AWS Fault Injection Service makes it easier to build and run fault injection experiments, without needing to install agents. Fault injection actions are used to define actions such as stopping an instance, throttling an API, and failing over a database. Fault Injection Service is designed to support Amazon CloudWatch so that you can use your existing metrics to monitor Fault Injection Service experiments.

Run real-world scenarios

Scenarios define events or conditions that you can apply to test the resilience of your applications, such as an AZ power interruption or cross-region connectivity interruption. Scenarios are created and owned by AWS, and minimize undifferentiated heavy lifting by providing you with pre-defined targets and fault actions (e.g., gradually increase CPU load from 90% to 100% for Amazon EC2 instances) for possible application impairments.
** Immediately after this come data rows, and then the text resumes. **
+extern "C" int omgx_goalset_item_records(const int32_t* schedule, int32_t schedule_len, const int32_t* scene_begin, const int32_t* goal_count,
+                                         int32_t num_scenes, int32_t num_goals, int32_t parts, int32_t* records, void* stream) {
+    if (!schedule || !scene_begin || !records || schedule_len < 8 || schedule_len % 8 != 0 || num_scenes <= 0 || num_goals <= 0) return OMGX_ERR_INVALID;
+    if (parts != 1 && parts != 2 && parts != 4 && parts != 8) return OMGX_ERR_INVALID;
+    if ((uintptr_t)records & 31) return OMGX_ERR_INVALID;
+    if ((int64_t)num_scenes * num_goals * parts > 0x7fffffff) return OMGX_ERR_UNSUPPORTED;
+    hipLaunchKernelGGL(k_goalset_item_records, dim3((unsigned)((schedule_len + 255) / 256)), dim3(256), 0, (hipStream_t)stream, schedule, (int)schedule_len,
+                       scene_begin, goal_count, (int)num_scenes, (int)(num_goals * parts), (int)parts, reinterpret_cast<int4*>(records));
+    OMGX_CHECK_LAUNCH("k_goalset_item_records");
+    return OMGX_OK;
 }
 
 extern "C" int32_t omgx_goalset_parts(int32_t n_remaining, int32_t goal_parts) {
diff --git a/omg-planner_amd/engine.py b/omg-planner_amd/engine.py
--- a/omg-planner_amd/engine.py
+++ b/omg-planner_amd/engine.py
@@ -38,6 +38,7 @@
     separate_launches = False
     reschedule_every = 0
     schedule_slack = 2
+    item_records = False
     pipeline = None
     PIPELINE_MIN_ITEMS = 768
     PIPELINE_THREE_BELOW = 16384
@@ -471,7 +472,10 @@
         slots = int(rank.max()) + 1 if n else 1
         sched = np.full(slots * 8, -1, np.int32)
         sched[rank * 8 + x] = items
-        return torch.as_tensor(sched, device=self.device)
+        out = torch.as_tensor(sched, device=self.device)
+        if self.item_records:
+            ops.goalset_item_records(out, self.scenes, S, self.G, goal_count=self.goal_count, parts=parts)
+        return out
 
     def build_schedule(self, active: "torch.Tensor | None" = None, uniform: bool = False, parts: int = 1) -> torch.Tensor:
         self._sched_np = parts
@@ -487,7 +491,8 @@
         key = (parts, self._sched_flip)
         out = ops.goalset_schedule(None if uniform else self.work[: self.S * self.G * parts], self.S, self.G, active=active, goal_count=self.goal_count,
                                    slack=self.schedule_slack, out=self._sched_buf.get(key), device=self.device, parts=parts,
-                                   longest_first=(not uniform) and self.S * self.G * parts <= self.LONGEST_FIRST_MAX_ITEMS)
+                                   longest_first=(not uniform) and self.S * self.G * parts <= self.LONGEST_FIRST_MAX_ITEMS,
+                                   scenes=self.scenes if self.item_records else None)
         self._sched_buf[key] = out
         return out
 
diff --git a/omg-planner_amd/ops.py b/omg-planner_amd/ops.py
--- a/omg-planner_amd/ops.py
+++ b/omg-planner_amd/ops.py
@@ -115,6 +115,24 @@
     _active(active, S); _active(goal_count, S); _eta(eta, S)
 
 
+def _records_key(schedule, scene_begin, goal_count, S: int, items_per_scene: int):
+    return (schedule.data_ptr(), schedule._version, scene_begin.data_ptr(), scene_begin._version,
+            None if goal_count is None else (goal_count.data_ptr(), goal_count._version), int(S), int(items_per_scene))
+
+
+def goalset_item_records(schedule, scenes: "DeviceScenes", num_scenes: int, num_goals: int, goal_count=None, parts: int = 1, out=None):
+    _i32n(schedule, None, "schedule")
+    n = schedule.numel()
+    if out is None or out.numel() != n * 8:
+        out = torch.empty((n, 8), dtype=torch.int32, device=schedule.device)
+    _i32n(out, n * 8, "records")
+    with torch.cuda.device(schedule.device):
+        check(_lib.lib().omgx_goalset_item_records(_ptr(schedule), n, _ptr(scenes.scene_begin), _ptr(_active(goal_count, num_scenes)), int(num_scenes),
+                                                   int(num_goals), int(parts), _ptr(out), _stream()), "omgx_goalset_item_records")
+    schedule.item_records = (out, _records_key(schedule, scenes.scene_begin, goal_count, num_scenes, num_goals * int(parts)))
+    return out
+
+
 def _schedule_args(schedule, work, items: int):
     work = None if work is None else _ptr(_i32n(work, items, "work"))
     if schedule is None:
@@ -131,6 +149,8 @@
         self.cost = (float(dt), int(bool(soften_fingers)), *goal_out)
         self.layer = (traj, n, int(bool(layer_soften_fingers)), lp, lg, lc)
         self.items, self.goal_count, self.ws = S * G, _ptr(goal_count), _ptr(kin_ws)
+        self._S, self._G, self._scene_begin, self._goal_count = S, G, scenes.scene_begin, goal_count
+        self._rec_seen = None
 
     def _args(self, start, n_remaining, ws, active, tail, stream):
         return (*self.scene, *start, *self.goals, n_remaining, *self.cost, *ws, *self.layer, active, self.goal_count, *tail, stream)
@@ -140,6 +160,22 @@
 
     def parts(self, start, n_remaining, active, schedule, work, NP, goal_parts, poses, stream):
         return self._args(start, n_remaining, (), active, (*_schedule_args(schedule, work, self.items * NP), goal_parts, poses, self.ws), stream)
+
+    def records(self, schedule, NP):
+        rec = getattr(schedule, "item_records", None) if schedule is not None else None
+        if rec is None:
+            return None
+        gc, c = self._goal_count, self._rec_seen
+        now = (schedule._version, self._scene_begin._version, None if gc is None else gc._version, NP, rec[0])
+        if c is not None and c[0] is schedule and c[1] == now[:4] and c[2] is rec[0]:
+            return rec[0]
+        if rec[1] != _records_key(schedule, self._scene_begin, gc, self._S, self._G * NP):
+            return None
+        self._rec_seen = (schedule, now[:4], rec[0])
+        return rec[0]
+
+    def with_items(self, start, n_remaining, active, schedule, work, NP, goal_parts, poses, records, stream):
+        return self._args(start, n_remaining, (), active, (*_schedule_args(schedule, work, self.items * NP), goal_parts, poses, self.ws, _ptr(records)), stream)
 
     def tiled(self, start, n_remaining, active, tiling, poses, stream):
         return self._args(start, n_remaining, (), active, (*tiling, poses, self.ws), stream)
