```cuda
constexpr size_t kParallelStageMin = 512ull << 10;
constexpr size_t kStagePiece = 64ull << 10;
cp_status stage_parallel(cp_handle* h, const uint8_t* src, size_t total, size_t dst_off, int* ring) {
  if (!h->copy_pool) {
    try {
      h->copy_pool.reset(new CopyPool(h->stage_threads - 1));
    } catch (...) {
      h->stage_threads = 1;
      return CP_E_STATE;
    }
  }
  size_t done = 0;
  while (done < total) {
    const size_t chunk = std::min(kStageChunk, total - done);
    const int r = *ring;
    CK(cudaEventSynchronize(h->ev_stage[r]));
// ... 465 lines not shown
  A(dalloc(h, &h->d_ovals_b, h->cap_v));
  A(dalloc(h, &h->d_sort_state, (size_t)2 * kRadix * h->sort_tiles_cap));
  A(dalloc(h, &h->d_sort_hdr, kSortHdrWords * 4));
  A(dalloc(h, &h->d_vstart, h->cap_v));
  A(dalloc(h, &h->d_cstart, h->cap_v));
  A(dalloc(h, &h->d_comp_start, h->cap_v));
  A(dalloc(h, &h->d_vox, h->cap_v));
  A(dalloc(h, &h->d_vox_frame, h->cap_v));
  A(dalloc(h, &h->d_parent, h->cap_v));
  A(dalloc(h, &h->d_label, h->cap_v));
  A(dalloc(h, &h->d_hkeys, h->hash_cap));
  A(dalloc(h, &h->d_hvals, h->hash_cap));
  {
    const size_t off_words = ((size_t)F + 1 + 3) / 4 * 4;
    u32* block = nullptr;
    A(dalloc(h, &block, off_words + (size_t)h->cap_v * 4));
    h->d_k_off = block;
    h->d_clusters = reinterpret_cast<ClusterRec*>(block + off_words);
    h->off_words = off_words;
    h->prefetch_cap = std::min<u64>(h->cap_v, 1ull << 20);
    A(palloc(h, &h->h_result, off_words + 4 * (size_t)h->prefetch_cap));
    A(dalloc(h, &h->d_fc, (size_t)F * 8));
    A(palloc(h, &h->h_fc, (size_t)F * 8));
  }
  A(dalloc(h, &h->d_desc_a, h->tiles_cap));
  A(dalloc(h, &h->d_frame_ticket, 2));
  A(dalloc(h, &h->d_done, F));
  A(dalloc(h, &h->d_ncrop_f, F));
  A(dalloc(h, &h->d_nvox_f, F));
  A(dalloc(h, &h->d_slots, (size_t)F * 2048));
  A(dalloc(h, &h->d_desc_fv, F));
  A(dalloc(h, &h->d_mask, (size_t)h->tiles_cap * kTileWords));
  A(dalloc(h, &h->d_rowmax, (size_t)h->tiles_cap * kTileWords));
  A(dalloc(h, &h->d_thr_f, (size_t)F * kSectStride));
  A(dalloc(h, &h->d_tile_count, h->tiles_cap));
  A(dalloc(h, &h->d_tile_excl, h->tiles_cap));
  const size_t nb = h->cap_c / kHeadTile + 2;
  A(dalloc(h, &h->d_desc_b, nb));
  A(dalloc(h, &h->d_desc_c, nb));
  A(dalloc(h, &h->d_desc_d, nb));
  if (h->taps) {
    A(dalloc(h, &h->d_tap_keys, h->cap_c));
    A(dalloc(h, &h->d_tap_order, h->cap_c));
    A(dalloc(h, &h->d_tap_labels, h->cap_v));
  }
  A(palloc(h, &h->h_stage[0], kStageChunk));
  A(palloc(h, &h->h_stage[1], kStageChunk));
  A(palloc(h, &h->h_ctl, 1));
  A(palloc(h, &h->h_frame_u32, std::max<size_t>((size_t)(F + 1) * 8, (size_t)kSectStride)));
#undef A
  memset(h->h_ctl, 0, sizeof(Ctl));
  *out = h;
  return CP_OK;
} catch (...) {
  return abi_exception(nullptr);
}

void cp_destroy(cp_handle* h) {
  if (!h) return;
  cudaSetDevice(h->cfg.device);
  if (h->stream) cudaStreamSynchronize(h->stream);
  if (h->gather.open && !h->gather.owner && h->gather.base) cudaIpcCloseMemHandle(h->gather.base);
  for (void* p : h->dev_allocs) cudaFree(p);
  for (void* p : h->pin_allocs) cudaFreeHost(p);
  if (h->d_out32) cudaFree(h->d_out32);
  for (void* q : {(void*)h->color.mask, (void*)h->color.tcount, (void*)h->color.texcl, (void*)h->color.off,
// ... 342 lines not shown
  st = cp_batch_run(h, d, ground);
  if (st) return st;
  return cp_batch_results(h, counters, cluster_offsets, out, cap, n_total);
} catch (...) {
  return abi_exception(h);
}

cp_status cp_detect(cp_handle* h, const cp_cloud_view* in, const cp_detect_params* d, const cp_ground_params* ground,
                    cp_cluster* out, uint32_t cap, uint32_t* n_clusters, cp_frame_counters* counters) try {
  if (!h) return CP_E_PARAM;
  if (!n_clusters) {
    h->err = "NULL n_clusters";
    return CP_E_PARAM;
  }
  uint64_t total = 0;
  cp_status st = cp_detect_batch(h, in, 1, d, ground, counters, nullptr, out, cap, &total);
  *n_clusters = (uint32_t)total;
  return st;
} catch (...) {
  return abi_exception(h);
}

namespace {
cp_status enqueue_ground(cp_handle* h, const cp_ground_params* g) {
  cp_status st = ensure_out32(h);
  if (st) return st;
  const Geom geo = device_geom(h);
  h->launches = 0;
  h->key_valid = false;
  h->plane_run = false;
  h->run_in = h->in_ptr;
  h->run_layout = h->layout;
  launch_init(h, g->default_lowest_point);
  if (h->plane_on) return enqueue_plane_node(h, true);
  h->plane_valid = false;
  const u32 sgrid = grid_for((u64)geo.n_tiles * kStreamThreads, kStreamThreads, h->sms, 8);
  launch_sector_min(h, geo, sgrid);
  h->launches++;
  h->rowmax_valid = h->use_rowskip;
  CropK crop;
  memset(&crop, 0, sizeof(crop));
  GroundK gk;
  gk.do_ground = 1;
  gk.want_count = 1;
  gk.pad_survives = 0;
  launch_mask_compact<true>(h, geo, crop, gk, (u32)h->hg.n_points, h->d_out32);
  return CP_OK;
}

void fill_pad_host(cp_handle* h, uint8_t* out8, size_t out_bytes) {
  if (h->stage_threads > 1 && out_bytes >= kParallelStageMin) {
    if (!h->copy_pool) {
      try {
        h->copy_pool.reset(new CopyPool(h->stage_threads - 1));
      } catch (...) {
        h->stage_threads = 1;
      }
    }
    if (h->copy_pool) {
      std::shared_ptr<CopyPool::Batch> b = h->copy_pool->start(out8, nullptr, out_bytes, kStagePiece, 1, true);
      b->work();
      for (u32 gi = 0; gi < b->n_groups; ++gi)
        while (!b->group_done(gi)) std::this_thread::yield();
      return;
    }
  }
  fill_pad_points(out8, out_bytes);
}
}

// ... 1151 lines not shown
```

### cones_perception_b200/csrc/stream_kernels.cuh

```cuda
#pragma once
#include "common.cuh"

namespace cp {

constexpr int kStreamThreads = 256;
constexpr int kStreamWarps = kStreamThreads / 32;
constexpr int kStreamRows = 8;
constexpr int kStreamTile = kStreamThreads * kStreamRows;
constexpr int kTileWords = kStreamTile / 32;

struct Layout {
  u32 step;
  i32 ox, oy, oz, oi;
  u32 mode;
};

struct Geom {
  u32 n_frames;
  u32 uniform_n;
  u32 tpf;
  u32 n_tiles;
  const u32* frame_n;
  const u64* frame_off;
  const u32* tile_frame;
// ... 220 lines not shown
  }
  __syncthreads();
}

template <int MODE>
__device__ __forceinline__ void load_tile(const uint8_t* __restrict__ in, const Layout& L, u64 base, u32 count,
                                          float pad_z, float4 (&p)[kStreamRows], u32 rows = 0xFFu) {
  const u32 wbase = (threadIdx.x >> 5) * (32 * kStreamRows) + lane_id();
#pragma unroll
  for (int r = 0; r < kStreamRows; ++r) {
    const u32 i = wbase + r * 32;
    p[r] = ((i < count) && ((rows >> r) & 1u)) ? load_point<MODE>(in, base + i, L)
                                                : make_float4(0.f, 0.f, pad_z, 0.f);
  }
}

__device__ __forceinline__ void sector_min_tile(const float4 (&p)[kStreamRows], u32* smin, const u32* s_bound) {
#pragma unroll
  for (int r = 0; r < kStreamRows; ++r) {
    const u32 zk = f2ord(p[r].z);
    const float x = p[r].x, y = p[r].y;
    const u32 q = (x * y == 0.0f) ? 0u : 1u + (x < 0.0f ? 1u : 0u) + (y < 0.0f ? 2u : 0u);
    if (zk < s_bound[q]) {
      if (finite3(x, y, p[r].z)) {
        bool ok;
        const float a = atan2_approx(y, x, ok);
        const int s = sector_of(x, y, a, ok);
        if (zk < smin[s]) atomicMin(&smin[s], zk);
      }
    }
  }
}
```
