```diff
@@ -661,6 +704,21 @@
                 }
                 continue;
             }
+            if constexpr (TS != 0) {
+#pragma unroll
+                for (int kk = 0; kk < NSM; ++kk)
+                    if (kk == k) sigk[kk] = sig;
+#pragma unroll
+                for (int r = 0; r < R; ++r) {
+                    float col = x[0][r] * cl[0];
+#pragma unroll
+                    for (int s = 1; s < S; ++s) col += x[s][r] * cl[s];
+#pragma unroll
+                    for (int kk = 0; kk < NSM; ++kk)
+                        if (kk == k) colk[kk][r] = col;
+                }
+                continue;
+            }
             float alpha = 1.f - fast_exp(-sig);
             float wgt = alpha * Tacc;
             Tacc *= (1.f - alpha + 1e-10f);
@@ -676,6 +734,27 @@
                 if (kk == k) wk[kk] = wgt;
         }
         if constexpr (RAW) continue;
+        if constexpr (TS != 0) {
+            float sg = sigk[0];
+#pragma unroll
+            for (int k = 1; k < NSK; ++k) sg = g == k ? sigk[k] : sg;
+            sg = sg > 20.f ? sg : log1pf(expf(sg));
+            if (g < Ns) stage[g * 16 + j] = sg;
+            wave_sync();
+#pragma unroll
+            for (int k = 0; k < NSK; ++k) sigk[k] = k < Ns ? stage[k * 16 + j] : 0.f;
+            wave_sync();
+#pragma unroll
+            for (int k = 0; k < NSK; ++k)
+                if (k < Ns) {
+                    float alpha = 1.f - fast_exp(-sigk[k]);
+                    float wgt = alpha * Tacc;
+                    Tacc *= (1.f - alpha + 1e-10f);
+#pragma unroll
+                    for (int r = 0; r < R; ++r) rgbacc[r] += wgt * colk[k][r];
+                    wk[k] = wgt;
+                }
+        }
 
         float m = wk[0];
 #pragma unroll
@@ -720,6 +799,15 @@
         case 2: ENERF_LAUNCH((k_render_rays<R, 2, WAVES, WPE, PFK, LEANK, BX3>), grid, 64 * WAVES, shmem, st, a); return 0;
         case 3: ENERF_LAUNCH((k_render_rays<R, 3, WAVES, WPE, PFK, LEANK, BX3>), grid, 64 * WAVES, shmem, st, a); return 0;
         case 4: ENERF_LAUNCH((k_render_rays<R, 4, WAVES, WPE, PFK, LEANK, BX3>), grid, 64 * WAVES, shmem, st, a); return 0;
+        default: return -3;
+    }
+}
+constexpr int render_share_tiles(int S) { return S <= 3 ? 4 : 2; }
+static int dispatch_s_share(const RenderArgs& a, unsigned grid, size_t shmem, hipStream_t st) {
+    switch (a.S) {
+        case 2: ENERF_LAUNCH((k_render_rays<3, 2, 12, 3, false, true, 0, false, render_share_tiles(2)>), grid, 64 * 12, shmem, st, a); return 0;
+        case 3: ENERF_LAUNCH((k_render_rays<3, 3, 12, 3, false, true, 0, false, render_share_tiles(3)>), grid, 64 * 12, shmem, st, a); return 0;
+        case 4: ENERF_LAUNCH((k_render_rays<3, 4, 12, 3, false, true, 0, false, render_share_tiles(4)>), grid, 64 * 12, shmem, st, a); return 0;
         default: return -3;
     }
 }
@@ -774,6 +862,9 @@
             if (grid == 0) return 0;
             if (bx == 6) return dispatch_s<3, 12, 1, false, true, 6>(a, grid, shmem, st);
             if (bx == 3) return dispatch_s<3, 12, 1, false, true, 3>(a, grid, shmem, st);
+            const bool share = !(a.options != nullptr && a.options->render_tile_share == 1) && a.S >= 2 && a.S <= 4;
+            const size_t shmem_ts = shmem + (size_t)12 * render_share_tiles(a.S) * 16 * kShareStride * sizeof(float);
+            if (share && shmem_ts <= 160 * 1024) return dispatch_s_share(a, grid, shmem_ts, st);
             return dispatch_s<3, 12, 1, false, true>(a, grid, shmem, st);
         }
     }
diff --git a/enerf_amd/lib.py b/enerf_amd/lib.py
--- a/enerf_amd/lib.py
+++ b/enerf_amd/lib.py
@@ -40,7 +40,7 @@
     _fields_ = [("conv3d_global_only", _i), ("conv3d_lds_min_voxels", _ll), ("conv3d_pk8", _i),
                 ("featnet_unfused", _i), ("featnet_smooth0_plain", _i), ("conv3d_b4", _i), ("single_stream", _i),
                 ("side_gate", _i), ("fuse_depth_prep", _i), ("conv3d_t2_variant", _i), ("conv3d_small_variant", _i),
-                ("render_precision", _i), ("heads_keep_feat", _i)]
+                ("render_precision", _i), ("heads_keep_feat", _i), ("render_tile_share", _i)]
 
     def __repr__(self):
         return "Options(" + ", ".join(f"{n}={getattr(self, n)}" for n, _ in self._fields_ if getattr(self, n)) + ")"
diff --git a/include/enerf_hip.h b/include/enerf_hip.h
--- a/include/enerf_hip.h
+++ b/include/enerf_hip.h
@@ -35,6 +35,7 @@
     int conv3d_small_variant;
     int render_precision;
     int heads_keep_feat;
+    int render_tile_share;
 } enerf_options_t;
 
 int enerf_channels_last(const float* src, float* dst, int n, int C, long long P, int Cpad, enerf_stream_t stream);
```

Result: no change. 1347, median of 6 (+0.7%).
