bool vcg_wino_wgrad_ok(const ConvGeom& g) {
  const long long kc = (long long)g.ups * g.ups * g.Cin;
  return vcg_wino_fwd_ok(g) && kc % 128 == 0 && kc * g.Cout >= kWinoGateWgrad * (kc + g.Cout);
}
bool vcg_wino_wgrad_tr_ok(const ConvGeom& g) {
  if (!vcg_wino_wgrad_ok(g)) return false;
  const long long kc = (long long)g.ups * g.ups * g.Cin, T = (long long)g.N * (g.Ho / 2) * (g.Wo / 2);
  return T % 32 == 0 && kc % 32 == 0 && g.Cout % 128 == 0 && kc >= 256 && ((kc + 255) / 256) * (g.Cout / 128) * 16 >= 192 &&
         16 * kc * T * VCG_NP < (1ll << 32) && 16 * (long long)g.Cout * T * VCG_NP < (1ll << 32);
}
size_t vcg_wino_wgrad_workspace(const ConvGeom& g) {
  const int T = g.N * (g.Ho / 2) * (g.Wo / 2);
  return vcg_wino_fwd_workspace(g) + vcg_wino_wgrad_core_workspace(g, T);
}
static size_t wino_v_floats(const ConvGeom& g) { return (size_t)16 * g.N * (g.Ho / 2) * (g.Wo / 2) * g.ups * g.ups * g.Cin; }
size_t vcg_wino_saved_floats(const ConvGeom& g) { return vcg_wino_wgrad_ok(g) ? wino_v_floats(g) + 16 : 0; }
int vcg_wino_wgrad(const ConvGeom& g, const float* x, const float* dy, float* gw_oihw, void* ws, size_t ws_bytes, hipStream_t st,
                   const float* v_saved, uint64_t x_handle, uint64_t dy_handle) {
  VCG_CHECK_ARG(ws && ws_bytes >= vcg_wino_wgrad_workspace(g), "vcg_conv_wgrad: workspace too small for the Winograd path");
  WinoP p = wino_params(g);
  float* V = (float*)ws;
  float* dM = V + (((size_t)16 * p.T * p.Kc + 63) / 64) * 64;
  const size_t tbytes = vcg_wino_fwd_workspace(g);
  if (vcg_wino_wgrad_tr_ok(g)) {
    VcgAmax amax_v;
    const unsigned short* Vt;
    if (v_saved) {
      Vt = reinterpret_cast<const unsigned short*>(v_saved);
      amax_v = vcg_amax_stored(v_saved + wino_v_floats(g), WINO_V_SHIFT);
    } else {
      if (vcg_operand_amax(x, (size_t)g.N * g.H * g.W * g.Cin, x_handle, WINO_V_SHIFT, st, &amax_v)) return -2;
      p.x = x; p.amax_x = amax_v; p.vplanes = nullptr;
      hipLaunchKernelGGL(k_wino_in_tr, dim3(p.T / 32, p.Kc / 32), dim3(256), 0, st, p, (unsigned short*)V);
      Vt = reinterpret_cast<const unsigned short*>(V);
    }
    VcgAmax amax_d;
    if (vcg_operand_amax(dy, (size_t)g.N * g.Ho * g.Wo * g.Cout, dy_handle, WINO_V_SHIFT, st, &amax_d)) return -2;
    WinoP pd = p;
    pd.amax_x = amax_d;
    hipLaunchKernelGGL(k_wino_dy_tr, dim3(p.T / 32, g.Cout / 32), dim3(256), 0, st, dy, (unsigned short*)dM, pd);
    VCG_LAUNCH_CHECK("vcg_conv_wgrad(winograd transforms, transposed)");
    float* dU = reinterpret_cast<float*>((char*)ws + tbytes);
    if (vcg_gemm_planes_batched(Vt, dM, dU, p.Kc, p.T, g.Cout, 16, amax_v, amax_d, st, nullptr)) return -2;
    return vcg_wino_wgrad_reduce_one(g, dU, gw_oihw, st);
  }
  p.x = x;
  VcgAmax amax_v;
  if (v_saved) {
    V = const_cast<float*>(v_saved);
    amax_v = vcg_amax_stored(v_saved + wino_v_floats(g), WINO_V_SHIFT);
  } else {
    if (vcg_operand_amax(x, (size_t)g.N * g.H * g.W * g.Cin, x_handle, WINO_V_SHIFT, st, &amax_v)) return -2;
    p.amax_x = amax_v; p.vplanes = (unsigned short*)V;
    hipLaunchKernelGGL(k_wino_in_planes, dim3(wino_blocks((size_t)p.T * p.Kc / 4)), dim3(256), 0, st, p);
  }
  const VcgAmaxOut ad = vcg_amax_new(st);
  p.amax_slot = ad.slot; p.amax_gen = ad.gen;
  hipLaunchKernelGGL(k_wino_dy, dim3(wino_blocks((size_t)p.T * g.Cout / 4)), dim3(256), 0, st, dy, dM, p);
  VCG_LAUNCH_CHECK("vcg_conv_wgrad(winograd transforms)");
  return vcg_wino_wgrad_core(g, V, dM, p.T, gw_oihw, (char*)ws + tbytes, ws_bytes - tbytes, st, amax_v, vcg_amax_in(ad));
}

bool vcg_wino_dgrad_ok(const ConvGeom& g) {
  if (!wino_map_ok(g)) return false;
  const long long kc = (long long)g.ups * g.ups * g.Cin;
  if (kc * g.Cout < kWinoGateDgrad * (kc + g.Cout)) return false;
  const unsigned long long Tp = (unsigned long long)g.N * (g.Ho / 2 + 1) * (g.Wo / 2 + 1);
  return Tp * kc * 4 < (1ull << 31) && Tp * g.Cout * 4 < (1ull << 31) && Tp * g.Cout * 16 < (1ull << 32);
}
size_t vcg_wino_dgrad_workspace(const ConvGeom& g) {
  const size_t Tp = (size_t)g.N * (g.Ho / 2 + 1) * (g.Wo / 2 + 1);
  const size_t kc = (size_t)g.ups * g.ups * g.Cin;
  return (size_t)16 * Tp * (kc + g.Cout) * sizeof(float) + 1024;
}
int vcg_wino_weight_dgrad(const ConvGeom& g, const float* w_oihw, float* ud, const VcgAmax& amax_w, hipStream_t st) {
  const size_t total = (size_t)g.ups * g.ups * g.Cin * g.Cout / 4;
  VcgAmax au = amax_w; au.shift += WINO_U_SHIFT;
  hipLaunchKernelGGL(k_wino_weight_planes<true>, dim3(wino_blocks(total)), dim3(256), 0, st, w_oihw, (unsigned short*)ud, g.Cin, g.Cout,
                     g.ups, g.cin_log, g.cout_log, au);
  VCG_LAUNCH_CHECK("vcg_wino_weight_dgrad");
  return 0;
}
int vcg_wino_dgrad(const ConvGeom& g, const float* dy, const float* ud, const void* w_amax, float* dx, void* ws, size_t ws_bytes,
                   hipStream_t st, uint64_t dy_handle) {
  VCG_CHECK_ARG(ws && ws_bytes >= vcg_wino_dgrad_workspace(g), "vcg_conv_dgrad: workspace too small for the Winograd path");
  const int kc = g.ups * g.ups * g.Cin;
  WinoP p = {};
  p.x = dy; p.bias = nullptr; p.y = nullptr;
  p.N = g.N; p.H = g.Ho; p.W = g.Wo; p.Cin = g.Cout; p.Cout = kc; p.Hl = g.Ho; p.Wl = g.Wo; p.ups = 1;
  p.reflect = 0; p.act = VCG_ACT_NONE; p.cout_log = kc;
  p.th = g.Ho / 2 + 1; p.tw = g.Wo / 2 + 1; p.T = g.N * p.th * p.tw; p.Kc = g.Cout; p.off = 2;
  p.amax_slot = nullptr; p.amax_gen = 0;
  p.amax_x = vcg_amax_const(0); p.vplanes = nullptr;
  p.fd_k4 = make_fastdiv((uint32_t)p.Kc / 4); p.fd_tw = make_fastdiv((uint32_t)p.tw);
  p.fd_thtw = make_fastdiv((uint32_t)(p.th * p.tw)); p.fd_c4 = make_fastdiv((uint32_t)p.Cin / 4);
  p.fd_co4 = make_fastdiv((uint32_t)kc / 4);
  float* V = (float*)ws;
  float* M = V + (((size_t)16 * p.T * g.Cout + 63) / 64) * 64;
  p.m = M;
  VcgAmax ad;
  if (vcg_operand_amax(dy, (size_t)g.N * g.Ho * g.Wo * g.Cout, dy_handle, WINO_V_SHIFT, st, &ad)) return -2;
  p.amax_x = ad; p.vplanes = (unsigned short*)V;
  hipLaunchKernelGGL(k_wino_in_planes, dim3(wino_blocks((size_t)p.T * g.Cout / 4)), dim3(256), 0, st, p);
  VCG_LAUNCH_CHECK("vcg_conv_dgrad(winograd input transform)");
  if (vcg_gemm_planes_batched(V, ud, M, p.T, g.Cout, kc, 16, ad, vcg_amax_stored(w_amax, WINO_U_SHIFT), st, nullptr)) return -2;
  WinoP q = p;
  q.Kc = kc;
  hipLaunchKernelGGL(k_wino_out_fold, dim3(wino_blocks((size_t)p.T * kc / 4)), dim3(256), 0, st, (const float*)M, dx, q, g.Hl, g.Wl,
                     g.Cin, g.ups, g.reflect);
  VCG_LAUNCH_CHECK("vcg_conv_dgrad(winograd output transform)");
  return 0;
}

Scenarios are provided through the Scenario Library in the FIS console, and are run using an FIS experiment template. In order to run an experiment using a scenario, select the scenario from the library, copy it to your experiment template, and specify your application details. Each scenario includes a detailed description and suggested metrics to measure the response of your application during the experiment, helping you improve the resilience posture of your applications over time.

Safety controls

AWS Fault Injection Service is designed to help you target experiments, based on environments, application, and other dimensions using tags, which provide guardrails and help keep your fault injection experiments under control. Fault Injection Service also has the option to set rules based on Amazon CloudWatch Alarms or other tools to stop an experiment.

Security model

AWS Fault Injection Service is integrated with AWS Identity and Access Management (IAM), which helps you control which users and resources have permission to access and run Fault Injection Simulator experiments, and which resources and services can be affected.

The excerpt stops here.